Dead and gone eight hundred years—but that doesn't stop them. Why don't they rest in peace, the way the dead are supposed to? I wonder why they haunt me, when all the people I'd welcome being haunted by—my father, for instance—have never showed up once? "Oh, come on, Maisie," Lucas says. "Stop this. It upsets everyone—and it's tedious. There is no afterlife. No heaven, no hell, no underworld, no God, no devil, no angels, no demons, no ghosts . . . In particular, and for the umpteenth time, there are no spectral nuns. You're a practical child. You know that perfectly well. Stop embroidering, and sit still."

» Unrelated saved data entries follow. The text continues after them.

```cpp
extern "C" int phx_event_pair_overhead(phx_mesh *m, double *seconds) {
  PHX_HIP(hipSetDevice(m->device));
  const int reps = 32;
  hipEvent_t ev[2 * reps];
  for (auto &e : ev) PHX_HIP(hipEventCreate(&e));
  for (int i = 0; i < reps; ++i) {
    PHX_HIP(hipEventRecord(ev[2 * i], m->stream));
    PHX_HIP(hipEventRecord(ev[2 * i + 1], m->stream));
  }
  PHX_HIP(hipEventSynchronize(ev[2 * reps - 1]));
  double tot = 0.0;
  for (int i = 0; i < reps; ++i) {
    float ms = 0.f;
    PHX_HIP(hipEventElapsedTime(&ms, ev[2 * i], ev[2 * i + 1]));
    tot += ms;
// ... 81 lines not shown
      PHX_HIP(hipMemcpyAsync(tmp, in, nb, hipMemcpyHostToDevice, st));
      PHX_HIP(hipMemcpyAsync(tmp + s->n, out, nb, hipMemcpyHostToDevice, st));
      din = tmp; dout = tmp + s->n;
    }
    const hipMemcpyKind k = dev ? hipMemcpyDeviceToDevice : hipMemcpyDeviceToHost;
    PHX_CHECK(coarse_restrict(s, c, din));
    if (gc) PHX_HIP(hipMemcpyAsync(gc, c->gc, ncb, k, st));
    PHX_CHECK(coarse_apply_end(s, c, dout));
    if (zc) PHX_HIP(hipMemcpyAsync(zc, c->zc, ncb, k, st));
    if (!dev) PHX_HIP(hipMemcpyAsync(out, dout, nb, hipMemcpyDeviceToHost, st));
    return PHX_OK;
  };
  const int rc = run();
  const bool synced = hipStreamSynchronize(st) == hipSuccess;
  (void)phx_free(tmp);
  if (rc != PHX_OK) return rc;
  PHX_REQUIRE(synced, PHX_ERR_HIP, "phx_coarse_apply: the stream failed to synchronise");
  return PHX_OK;
}

#include "phx_dist.inc.hip"

static int kr_drive(phx_system *s, const KrDist *d, double rtol, int64_t max_iter, double *x_out, int loc,
                    double *stats) {
  phx_mesh *m = s->mesh;
  hipStream_t st = m->stream;
  const int mode = d ? 1 : 0;
  double *S = kr_scal(s);
  const KrVecs V = kr_vecs(s);
  const bool ident = s->kr_ident_used;
  const bool red = s->kr_red_used;
  const bool pc = d ? d->pc_all : kr_precond_on_u_block(s);
  const double bb = s->scal_h[S_BB];
  auto read_head = [&](const char *what) -> int {
    PHX_HIP(hipMemcpyAsync(s->scal_h, S, sizeof(double) * 16, hipMemcpyDeviceToHost, st));
    if (d) return stream_sync_watchdog(st, what);
    PHX_HIP(hipStreamSynchronize(st));
    return PHX_OK;
  };
  auto allreduce = [&](int lo, int hi) -> int { return d ? allreduce_R(s, d->c, lo, hi) : PHX_OK; };
  auto precond = [&](int ph, int ph_exact, int ph_restrict, int ph_add) -> int {
    PHX_CHECK(kr_phase(s, ph, mode, 0));
    if (d && d->exact) { PHX_CHECK(allgather_carries(s, d->c)); PHX_CHECK(kr_phase(s, ph_exact, mode, 0)); }
    if (d && d->coarse) {
      PHX_CHECK(kr_phase(s, ph_restrict, mode, 0));
      PHX_CHECK(allreduce_sum(d->c, s->cc->gc, (size_t)s->cc->nc, st));
      PHX_CHECK(kr_phase(s, ph_add, mode, 0));
    }
    return PHX_OK;
  };
  auto spmv = [&](int ph, int ph_inner, int ph_halo, double *in, int par) -> int {
    if (d && d->overlap) {
      PHX_CHECK(halo_begin(s, d->c, *d->H, in, true));
      PHX_CHECK(kr_phase(s, ph_inner, mode, par));
      PHX_CHECK(halo_end(s, d->c, *d->H, in, true));
      return kr_phase(s, ph_halo, mode, par);
    }
    if (d) PHX_CHECK(halo_exchange(s, d->c, *d->H, in));
    return kr_phase(s, ph, mode, par);
  };
  int64_t it = 0, spmvs = 0, next_check = pc ? 2 : 8, last_check = 0;
  double relres = bb == 0.0 ? 0.0 : 1.0, last_relres = 1.0;
  int rc = PHX_OK;
  int verifications = 0;
  bool skip = red && bb != 0.0 && s->scal_h[S_RR] == 0.0;
  if (skip) relres = 0.0;
  for (;;) {
    while (bb != 0.0 && it < max_iter && !skip) {
      const int par = d ? 0 : (int)(it & 1);
      if (red) {
        PHX_CHECK(kr_phase(s, KR_RED_PRECOND_P, mode, par));
        PHX_CHECK(kr_phase(s, KR_RED_SPMV_P, mode, par));
        PHX_CHECK(kr_phase(s, KR_RED_UPDATE_S, mode, par));
        PHX_CHECK(kr_phase(s, KR_RED_PRECOND_S, mode, par));
        PHX_CHECK(kr_phase(s, KR_RED_SPMV_S, mode, par));
        PHX_CHECK(kr_phase(s, KR_RED_UPDATE_XRP, mode, par));
      } else {
        PHX_CHECK(precond(KR_PRECOND_P, KR_EXACT_P, KR_CC_RESTRICT_P, KR_CC_ADD_P));
        PHX_CHECK(spmv(ident ? KR_ID_SPMV_P : KR_SPMV_P, KR_SPMV_P_INNER, KR_SPMV_P_HALO, V.phat, par));
        PHX_CHECK(allreduce(R_RV, R_RV + 1));
        PHX_CHECK(kr_phase(s, ident ? KR_ID_UPDATE_S : KR_UPDATE_S, mode, par));
        PHX_CHECK(precond(KR_PRECOND_S, KR_EXACT_S, KR_CC_RESTRICT_S, KR_CC_ADD_S));
        PHX_CHECK(spmv(ident ? KR_ID_SPMV_S : KR_SPMV_S, KR_SPMV_S_INNER, KR_SPMV_S_HALO, V.shat, par));
        PHX_CHECK(allreduce(R_TS, R_TT + 1));
        PHX_CHECK(kr_phase(s, ident ? KR_ID_UPDATE_XRP : KR_UPDATE_XR, mode, par));
        PHX_CHECK(allreduce(R_RHO, R_RR + 1));
      }
      spmvs += 2;
      ++it;
      if (it >= next_check || it == max_iter) {
        if (!d) k_reduce_slots<<<1, 64, 0, st>>>(S, par, R_RHO, 2, 0);
        PHX_CHECK(read_head("convergence check of the distributed solve"));
        const double rr = s->scal_h[R_OFF + R_RR];
        const double omega = s->scal_h[S_OMEGA];
        relres = sqrt(rr / bb);
        if (!(rr == rr) || !(fabs(rr) <= 1.0e300) || !(omega == omega)) {
          phx_set_error("BiCGStab breakdown at iteration %lld (omega=%g rr=%g)", (long long)it, omega, rr);
          rc = PHX_ERR_BREAKDOWN;
          break;
        }
        if (relres <= rtol) break;
        int64_t step = pc ? 2 : 8;
        if (pc && relres < last_relres && relres > 0.0) {
          const double rate = log(last_relres / relres) / (double)(it - last_check);
          const double remaining = log(relres / rtol) / rate;
          step = std::max<int64_t>(2, std::min<int64_t>(12, (int64_t)(0.5 * remaining)));
          step &= ~(int64_t)1;
        }
        last_check = it;
        last_relres = relres;
        next_check = it + step;
      }
      if (!ident) PHX_CHECK(kr_phase(s, KR_UPDATE_P, mode, par));
    }
    if (red && rc == PHX_OK && bb != 0.0) PHX_CHECK(kr_phase(s, KR_RED_FORM_X, mode, 0));
    if (rc != PHX_OK || bb == 0.0 || !(relres <= rtol)) break;
    if (d) PHX_CHECK(halo_exchange(s, d->c, *d->H, V.y));
    else PHX_HIP(hipMemsetAsync(S + P_OFF, 0, sizeof(double) * (PHX_SCAL_DOUBLES - P_OFF), st));
    PHX_CHECK(kr_phase(s, KR_TRUE_SPMV, mode, 0));
    PHX_CHECK(kr_phase(s, KR_TRUE_RESIDUAL, mode, 0));
    PHX_CHECK(allreduce(R_RR, R_RR + 1));
    PHX_CHECK(read_head("true-residual check of the distributed solve"));
    spmvs += 1;
    const double rr_true = s->scal_h[R_OFF + R_RR];
    if (!(rr_true == rr_true)) { phx_set_error("non-finite true residual"); rc = PHX_ERR_BREAKDOWN; break; }
    relres = sqrt(rr_true / bb);
    if (relres <= rtol || ++verifications > 8 || it >= max_iter) break;
    PHX_CHECK(kr_phase(s, red ? KR_RED_RESTART : KR_RESTART, mode, d ? 0 : (int)(it & 1)));
    skip = false;
    last_relres = relres;
    last_check = it;
    next_check = it + 2;
  }
  PHX_CHECK(phx_krylov_finish(s, x_out, loc));
  PHX_CHECK(phx_end_timing(m, 3));
  double pavg = 0.0;
  int pcount = 0;
  PHX_CHECK(prof_collect(s, &pavg, &pcount));
  if (stats) {
    stats[0] = (double)it;
    stats[1] = relres;
    stats[2] = m->timings[3];
    stats[3] = (double)spmvs;
    stats[4] = pavg;
    stats[5] = (double)pcount;
    stats[6] = relres <= rtol ? 1.0 : 0.0;
    stats[7] = d ? (d->pc_all ? 1.0 : 0.0) : s->scal_h[S_RESTARTS];
// ... 75 lines not shown
```

Before: 125.7 million.

## Overlap first half of reduced preconditioner with host convergence-check sync

At each convergence check in the reduced BiCGStab loop, the first half of the box preconditioner (x pass and first y pass) on p is enqueued after the residual head copy. The host then waits on an event instead of synchronizing the whole stream, and the next iteration runs only the remaining passes. This is meant to keep the GPU busy during the host round-trip. The DST wave kernel also applies the line_any skip mask to all pass types, not only the input/output x passes. A timing probe for the preconditioner x pass is added as well. The risks are wasted preconditioner work on the final converged check and correctness depending on p being final at check time.

New measurement: 125.6 million. No clear change (-0.1%).

```diff
diff --git a/include/phifem_hip.h b/include/phifem_hip.h
--- a/include/phifem_hip.h
+++ b/include/phifem_hip.h
@@ -98,6 +98,7 @@
   PHX_OPT_ELWD_COARSE = 15,
   PHX_OPT_BOX_FACET_ROWS = 16,
   PHX_OPT_RED_SPMV = 17,
+  PHX_OPT_RED_LOOKAHEAD = 18,
   PHX_OPT_ALLOW_EMPTY = 6,
   PHX_OPT_SPMV_VALUE_INDEX = 4
 };
@@ -198,6 +199,7 @@
 int phx_krylov_identity_loop(const phx_system *s, int *on);
 int phx_krylov_reduced_loop(const phx_system *s, int *on);
 int phx_krylov_reduced_io(phx_system *s, int which, double *host, int64_t count, int put);
+int phx_box_precond_x_bound(phx_system *s, int reps, int flush_mb, double *out);
 int phx_krylov_phase(phx_system *s, int phase);
 int phx_krylov_finish(phx_system *s, double *x, int loc);
 int phx_krylov_profile(phx_system *s, int reset, double *avg_seconds, int64_t *count);
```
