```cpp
template <int PLANES>
__global__ __launch_bounds__(KSL_THREADS, 2) void keyswitch_mfma_lds_kernel(const KeyswitchArgs A)
{
    constexpr int A_FRAGS = KSL_CT_TILES * PLANES;
    constexpr int B_FRAGS = KSL_COL_TILES * 8;
    constexpr int FRAGS = A_FRAGS + B_FRAGS;
    __shared__ __attribute__((aligned(16))) int8_t lds[2 * FRAGS * 1024];
    const int lane = threadIdx.x & 63, wave = threadIdx.x >> 6;
    const int wc = wave & 3, wt = wave >> 2;
    const uint32_t C0 = blockIdx.x * KSL_COL_TILES;
    const uint64_t T0 = (uint64_t)blockIdx.y * KSL_CT_TILES;
    const uint32_t z = blockIdx.z;
    const uint64_t ct_tiles_total = (A.m + 15) / 16;

    ks_int4 acc[4][8];
#pragma unroll
    for (int t = 0; t < 4; ++t)
#pragma unroll
        for (int s = 0; s < 8; ++s) acc[t][s] = (ks_int4){0, 0, 0, 0};

    auto issue = [&](uint32_t ks, int buf) {
        constexpr int WAVES = KSL_THREADS / 64;
#pragma unroll
        for (int i = 0; i < (FRAGS + WAVES - 1) / WAVES; ++i) {
            const int f = wave + WAVES * i;
            if (f < FRAGS) {
                const int8_t *src;
                if (f < A_FRAGS) {
                    uint64_t T = T0 + f / PLANES;
                    if (T >= ct_tiles_total) T = ct_tiles_total - 1;
                    src = A.afrag + ((T * A.ksteps + ks) * PLANES + (f % PLANES)) * 1024;
                } else {
                    const int g = f - A_FRAGS;
                    uint32_t C = C0 + g / 8;
                    if (C >= A.coltiles) C = A.coltiles - 1;
                    src = A.bfrag + ((((uint64_t)z * A.ksteps + ks) * A.coltiles + C) * 8 + (g % 8)) * 1024;
                }
                __builtin_amdgcn_global_load_lds((const __attribute__((address_space(1))) void *)(src + lane * 16),
                                                 (__attribute__((address_space(3))) void *)(lds + ((size_t)buf * FRAGS + f) * 1024), 16, 0, 0);
            }
        }
    };

    issue(0, 0);
    for (uint32_t ks = 0; ks < A.ksteps; ++ks) {
        const int buf = ks & 1;
        asm volatile("s_waitcnt vmcnt(0)" ::: "memory");
        __syncthreads();
        if (ks + 1 < A.ksteps) issue(ks + 1, buf ^ 1);
        const int8_t *base = lds + (size_t)buf * FRAGS * 1024 + lane * 16;
        ks_int4 a[4][PLANES], b[8];
#pragma unroll
        for (int s = 0; s < 8; ++s) b[s] = *reinterpret_cast<const ks_int4 *>(base + (A_FRAGS + wc * 8 + s) * 1024);
#pragma unroll
        for (int t = 0; t < 4; ++t)
#pragma unroll
            for (int pl = 0; pl < PLANES; ++pl) a[t][pl] = *reinterpret_cast<const ks_int4 *>(base + ((wt * 4 + t) * PLANES + pl) * 1024);
#pragma unroll
        for (int s = 0; s < 8; ++s) {
#pragma unroll
            for (int t = 0; t < 4; ++t) acc[t][s] = __builtin_amdgcn_mfma_i32_16x16x64_i8(a[t][0], b[s], acc[t][s], 0, 0, 0);
            if (PLANES == 2 && s >= 1) {
#pragma unroll
                for (int t = 0; t < 4; ++t) acc[t][s] = __builtin_amdgcn_mfma_i32_16x16x64_i8(a[t][1], b[s - 1], acc[t][s], 0, 0, 0);
            }
        }
    }

    const uint32_t C = C0 + wc;
    const uint32_t col = C * 16 + (lane & 15);
    if (C >= A.coltiles || col >= A.ncols) return;
#pragma unroll
    for (int t = 0; t < 4; ++t)
#pragma unroll
        for (int r = 0; r < 4; ++r) {
            const uint64_t ct = (T0 + wt * 4 + t) * 16 + (uint64_t)(lane >> 4) * 4 + r;
            if (ct >= A.m) continue;
            uint64_t v = 0;
#pragma unroll
            for (int s = 0; s < 8; ++s) v += (uint64_t)(int64_t)acc[t][s][r] << (8 * s);
            v = (uint64_t)0 - v;
            if (A.body_index >= 0 && col == A.body_col) v += A.in[ct * A.in_stride + (uint32_t)A.body_index];
            A.out[ct * A.out_stride + (uint64_t)z * A.out_z_stride + col] = v;
        }
}
#endif
```

### tfhe_aes_amd/csrc/ks_launch.h

```cpp
#pragma once
#ifdef FHEAES_SPLIT_KS
#ifndef FHEAES_KS_TU
#define FHEAES_KS_DECLS_ONLY
#endif
#endif
#include "kern_keyswitch.h"

#if defined(FHEAES_SPLIT_KS) && !defined(FHEAES_KS_TU)
#define FHEAES_KS_LAUNCH_DECL
#else
#define FHEAES_KS_LAUNCH_DEFINE
#ifdef FHEAES_SPLIT_KS
#define FHEAES_KS_LAUNCH_LINKAGE
#else
#define FHEAES_KS_LAUNCH_LINKAGE static inline
#endif
#endif

#ifdef FHEAES_KS_LAUNCH_DECL
void ks_launch_digits_k1(dim3 grid, hipStream_t s, const uint64_t *in, uint64_t in_stride, uint32_t n_in, uint64_t m, uint32_t ksteps, int8_t *frag);
void ks_launch_digits_k3(dim3 grid, hipStream_t s, const uint64_t *in, uint64_t in_stride, uint32_t n_in, uint64_t m, uint32_t ksteps, int8_t *frag);
void ks_launch_mfma_lds(int planes, dim3 grid, hipStream_t s, const KeyswitchArgs &a);
void ks_launch_keybytes(dim3 grid, hipStream_t s, const uint64_t *key, uint64_t key_z_stride, uint32_t rows, uint32_t ncols, uint32_t ksteps,
                        uint32_t coltiles, int8_t *frag);
#endif

#ifdef FHEAES_KS_LAUNCH_DEFINE
FHEAES_KS_LAUNCH_LINKAGE void ks_launch_digits_k1(dim3 grid, hipStream_t s, const uint64_t *in, uint64_t in_stride, uint32_t n_in, uint64_t m, uint32_t ksteps, int8_t *frag)
{
    hipLaunchKernelGGL((digits_kernel<2, 6, 1>), grid, dim3(256), 0, s, in, in_stride, n_in, m, ksteps, frag);
}
FHEAES_KS_LAUNCH_LINKAGE void ks_launch_digits_k3(dim3 grid, hipStream_t s, const uint64_t *in, uint64_t in_stride, uint32_t n_in, uint64_t m, uint32_t ksteps, int8_t *frag)
{
    hipLaunchKernelGGL((digits_kernel<12, 3, 2>), grid, dim3(256), 0, s, in, in_stride, n_in, m, ksteps, frag);
}
FHEAES_KS_LAUNCH_LINKAGE void ks_launch_mfma_lds(int planes, dim3 grid, hipStream_t s, const KeyswitchArgs &a)
{
    if (planes == 1) hipLaunchKernelGGL((keyswitch_mfma_lds_kernel<1>), grid, dim3(KSL_THREADS), 0, s, a);
    else hipLaunchKernelGGL((keyswitch_mfma_lds_kernel<2>), grid, dim3(KSL_THREADS), 0, s, a);
}
FHEAES_KS_LAUNCH_LINKAGE void ks_launch_keybytes(dim3 grid, hipStream_t s, const uint64_t *key, uint64_t key_z_stride, uint32_t rows, uint32_t ncols, uint32_t ksteps,
                                          uint32_t coltiles, int8_t *frag)
{
    hipLaunchKernelGGL(keybytes_kernel, grid, dim3(256), 0, s, key, key_z_stride, rows, ncols, ksteps, coltiles, frag);
}
#endif
```

Baseline: 58.49 blocks/s.

## Stage keyswitch inputs in LDS for digit packing and add dedicated k1 MFMA kernel

```diff
diff --git a/tfhe_aes_amd/csrc/engine_launch.h b/tfhe_aes_amd/csrc/engine_launch.h
--- a/tfhe_aes_amd/csrc/engine_launch.h
+++ b/tfhe_aes_amd/csrc/engine_launch.h
@@ -91,13 +91,12 @@
     const uint64_t ct_tiles16 = ((m + KS_CT_TILE - 1) / KS_CT_TILE) * (KS_CT_TILE / 16);
     TRY(ensure(c, c->ws_digits, ct_tiles16 * c->ks_ksteps * 1024));
     int8_t *af = (int8_t *)c->ws_digits.p;
-    const uint64_t threads = ct_tiles16 * c->ks_ksteps * 64;
-    ks_launch_digits_k1(dim3((unsigned)((threads + 255) / 256)), c->stream, in, (uint64_t)c->big1, c->big, m, c->ks_ksteps, af);
+    ks_launch_digits_k1(dim3(), c->stream, in, (uint64_t)c->big1, c->big, m, c->ks_ksteps, af);
     KeyswitchArgs a{};
     a.afrag = af; a.bfrag = c->ksk_frag; a.ksteps = c->ks_ksteps; a.coltiles = c->ks_coltiles;
     a.in = in; a.in_stride = c->big1; a.body_index = (int32_t)c->big; a.body_col = c->n; a.ncols = c->n + 1;
     a.out = out; a.out_stride = c->n + 1; a.out_z_stride = 0; a.m = m;
-    dim3 grid((c->ks_coltiles + KSL_COL_TILES - 1) / KSL_COL_TILES, (unsigned)((m + 16 * KSL_CT_TILES - 1) / (16 * KSL_CT_TILES)), 1);
+    dim3 grid((c->ks_coltiles + K1L_COL_TILES - 1) / K1L_COL_TILES, (unsigned)((m + 16 * K1L_CT_TILES - 1) / (16 * K1L_CT_TILES)), 1);
     ks_launch_mfma_lds(1, grid, c->stream, a);
     HIP_TRY(c, hipGetLastError());
     return FHEAES_OK;
@@ -111,8 +110,7 @@
     const uint64_t ct_tiles16 = ((m + KS_CT_TILE - 1) / KS_CT_TILE) * (KS_CT_TILE / 16);
     TRY(ensure(c, c->ws_digits, ct_tiles16 * c->pf_ksteps * 2 * 1024));
     int8_t *af = (int8_t *)c->ws_digits.p;
-    const uint64_t threads = ct_tiles16 * c->pf_ksteps * 64;
-    ks_launch_digits_k3(dim3((unsigned)((threads + 255) / 256)), c->stream, in, (uint64_t)c->big1, c->big1, m, c->pf_ksteps, af);
+    ks_launch_digits_k3(dim3(), c->stream, in, (uint64_t)c->big1, c->big1, m, c->pf_ksteps, af);
     KeyswitchArgs a{};
     a.afrag = af; a.bfrag = c->pfpksk_frag; a.ksteps = c->pf_ksteps; a.coltiles = c->pf_coltiles;
     if (block >= 0) a.bfrag += (size_t)block * c->pf_ksteps * c->pf_coltiles * 8 * 1024;
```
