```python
RESIDENT_META = ("pc_off", "pc_len", "vert_off", "face_off", "num_faces", "mc_vert_off", "mc_face_off", "num_mc_faces", "dataset_idx",
# ... 62 lines not shown
```

garmentnets_amd/arith.py:

```python
import dataclasses
import os

CONV_FP32, SPLIT_BF16X2, SPLIT_BF16X3, SPLIT_F16X2 = 0, 2, 3, 4
CONV_MODE_NAMES = {"fp32": CONV_FP32, "f16x2": SPLIT_F16X2, "bf16x3": SPLIT_BF16X3, "bf16x2": SPLIT_BF16X2}
DECODE_MODES = ("f16x2", "fp32")
CONV_GRAD_MODES = ("fp32", "f16x2")


def _env_choice(name, default, choices):
    v = os.environ.get(name, default)
    if v not in choices:
        raise ValueError(f"{name}={v!r}: expected one of {sorted(choices)}")
    return v


def _env_flag(name, default=True):
    return os.environ.get(name, "1" if default else "0") != "0"


@dataclasses.dataclass(frozen=True)
class Arith:
    conv_mode: int = SPLIT_F16X2
    decode_mode: str = "f16x2"
    sparse_first_conv: bool = True
    affine_in_weights: bool = True
    winograd: bool = True
    winograd32: bool = True
    polyphase_upconv: bool = True
    fold_final_conv: bool = True
    fused_lattice: bool = True
    ggm_fp32: bool = False
    device_packs: bool = False
    conv_grad_mode: str = "fp32"

    def __post_init__(self):
        if self.conv_mode not in CONV_MODE_NAMES.values():
            raise ValueError(f"conv_mode={self.conv_mode!r}")
        if self.decode_mode not in DECODE_MODES:
            raise ValueError(f"decode_mode={self.decode_mode!r}")
        if self.conv_grad_mode not in CONV_GRAD_MODES:
            raise ValueError(f"conv_grad_mode={self.conv_grad_mode!r}: expected one of {list(CONV_GRAD_MODES)}")
        if self.conv_mode == SPLIT_BF16X2:
            import warnings
            warnings.warn("garmentnets_amd: conv_mode bf16x2 is a PREVIEW arithmetic -- it does not guarantee the 1e-4 WNF tolerance (0.9-1.2e-4 "
                          "observed on the G=32 goldens) and a finite over-tolerance result is not caught by predict's NaN fallback; use f16x2 "
                          "(default), bf16x3 or fp32 for results held to the reference's tolerance", RuntimeWarning, stacklevel=3)

    @classmethod
    def named(cls, conv="f16x2", decode="f16x2", **kw):
        return cls(conv_mode=CONV_MODE_NAMES[conv], decode_mode=decode, **kw)

    @classmethod
    def from_env(cls):
        return cls(conv_mode=CONV_MODE_NAMES[_env_choice("GARMENTNETS_CONV_MODE", "f16x2", CONV_MODE_NAMES)],
                   decode_mode=_env_choice("GARMENTNETS_DECODE_MODE", "f16x2", DECODE_MODES),
                   sparse_first_conv=_env_flag("GARMENTNETS_SPARSE_CONV"), affine_in_weights=_env_flag("GARMENTNETS_AFFINE_IN_WEIGHTS"),
                   winograd=_env_flag("GARMENTNETS_WINOGRAD"), winograd32=_env_flag("GARMENTNETS_WINOGRAD32"), polyphase_upconv=_env_flag("GARMENTNETS_POLYPHASE"),
                   fold_final_conv=_env_flag("GARMENTNETS_FOLD_FINAL_CONV"), fused_lattice=_env_flag("GARMENTNETS_FUSED_LATTICE"),
                   ggm_fp32=_env_flag("GARMENTNETS_GGM_FP32", False), device_packs=_env_flag("GARMENTNETS_DEVICE_PACKS", False),
                   conv_grad_mode=_env_choice("GARMENTNETS_CONV_GRAD_MODE", "fp32", CONV_GRAD_MODES))

    def replace(self, **kw):
        return dataclasses.replace(self, **kw)

    @property
    def split(self):
        return self.conv_mode != CONV_FP32 or self.decode_mode != "fp32"

    def strict_fp32(self):
        return self.replace(conv_mode=CONV_FP32, decode_mode="fp32", conv_grad_mode="fp32")

    @property
    def conv_name(self):
        return {v: k for k, v in CONV_MODE_NAMES.items()}[self.conv_mode]
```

Lucas is an unbeliever. Much he knows. He speaks sharply, though, so I realize I've irritated him—Lucas is easily bored. To placate him, I sit as still as a harvest mouse (Micromys minutus), and after about fifteen minutes of silent work he relents. I knew he would. Lucas likes my stories. Everyone else at the Abbey is always too busy to listen. Not just now, Maisie, they say, backing away. But Lucas is an addict for information and I'm a good historian, so we make an excellent pair. Unlike Stella, I tell the truth; unlike Gramps, I stick to the point; unlike Finn and Julia, I don't dodge round awkward corners and miss the best bits out. If you want to know about this house and this family—as Lucas certainly does—I'm the one to consult. I reveal secrets—and there are plenty of those. I may be a child, but I'm formidably observant, as Lucas knows. Tell it like it is, Julia says. And I do. I do. I do.